───── Task material ─────

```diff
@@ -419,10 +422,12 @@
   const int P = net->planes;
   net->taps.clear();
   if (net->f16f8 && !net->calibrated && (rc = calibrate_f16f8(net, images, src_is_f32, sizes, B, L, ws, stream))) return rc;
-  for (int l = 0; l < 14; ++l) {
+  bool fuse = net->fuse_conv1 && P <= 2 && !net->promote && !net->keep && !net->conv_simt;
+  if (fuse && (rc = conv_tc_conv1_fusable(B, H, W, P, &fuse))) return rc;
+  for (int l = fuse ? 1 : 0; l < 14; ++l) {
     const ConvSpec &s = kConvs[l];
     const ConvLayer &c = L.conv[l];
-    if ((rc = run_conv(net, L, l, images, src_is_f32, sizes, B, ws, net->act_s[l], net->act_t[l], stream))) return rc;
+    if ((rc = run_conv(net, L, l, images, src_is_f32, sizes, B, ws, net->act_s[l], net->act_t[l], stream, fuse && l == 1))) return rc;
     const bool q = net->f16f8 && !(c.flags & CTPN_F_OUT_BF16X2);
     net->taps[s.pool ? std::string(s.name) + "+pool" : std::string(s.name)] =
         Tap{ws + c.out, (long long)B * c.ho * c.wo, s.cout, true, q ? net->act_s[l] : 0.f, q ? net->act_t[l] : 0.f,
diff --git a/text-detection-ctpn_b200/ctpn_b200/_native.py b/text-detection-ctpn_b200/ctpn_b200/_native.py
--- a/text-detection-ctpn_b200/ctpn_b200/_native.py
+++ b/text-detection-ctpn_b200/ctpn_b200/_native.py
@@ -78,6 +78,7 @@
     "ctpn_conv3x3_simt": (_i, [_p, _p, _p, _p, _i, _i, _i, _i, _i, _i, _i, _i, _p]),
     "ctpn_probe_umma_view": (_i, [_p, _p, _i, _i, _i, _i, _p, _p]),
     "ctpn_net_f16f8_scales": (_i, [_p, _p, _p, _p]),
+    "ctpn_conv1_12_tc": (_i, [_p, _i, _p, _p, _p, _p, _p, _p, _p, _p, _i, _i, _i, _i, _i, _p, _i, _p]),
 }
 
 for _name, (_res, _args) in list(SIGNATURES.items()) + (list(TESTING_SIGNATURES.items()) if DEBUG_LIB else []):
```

─────

» **What the task requires**
All lines above that contain the word "bool" are to be copied.

» **Written solution**
+  bool fuse = net->fuse_conv1 && P <= 2 && !net->promote && !net->keep && !net->conv_simt;
     const bool q = net->f16f8 && !(c.flags & CTPN_F_OUT_BF16X2);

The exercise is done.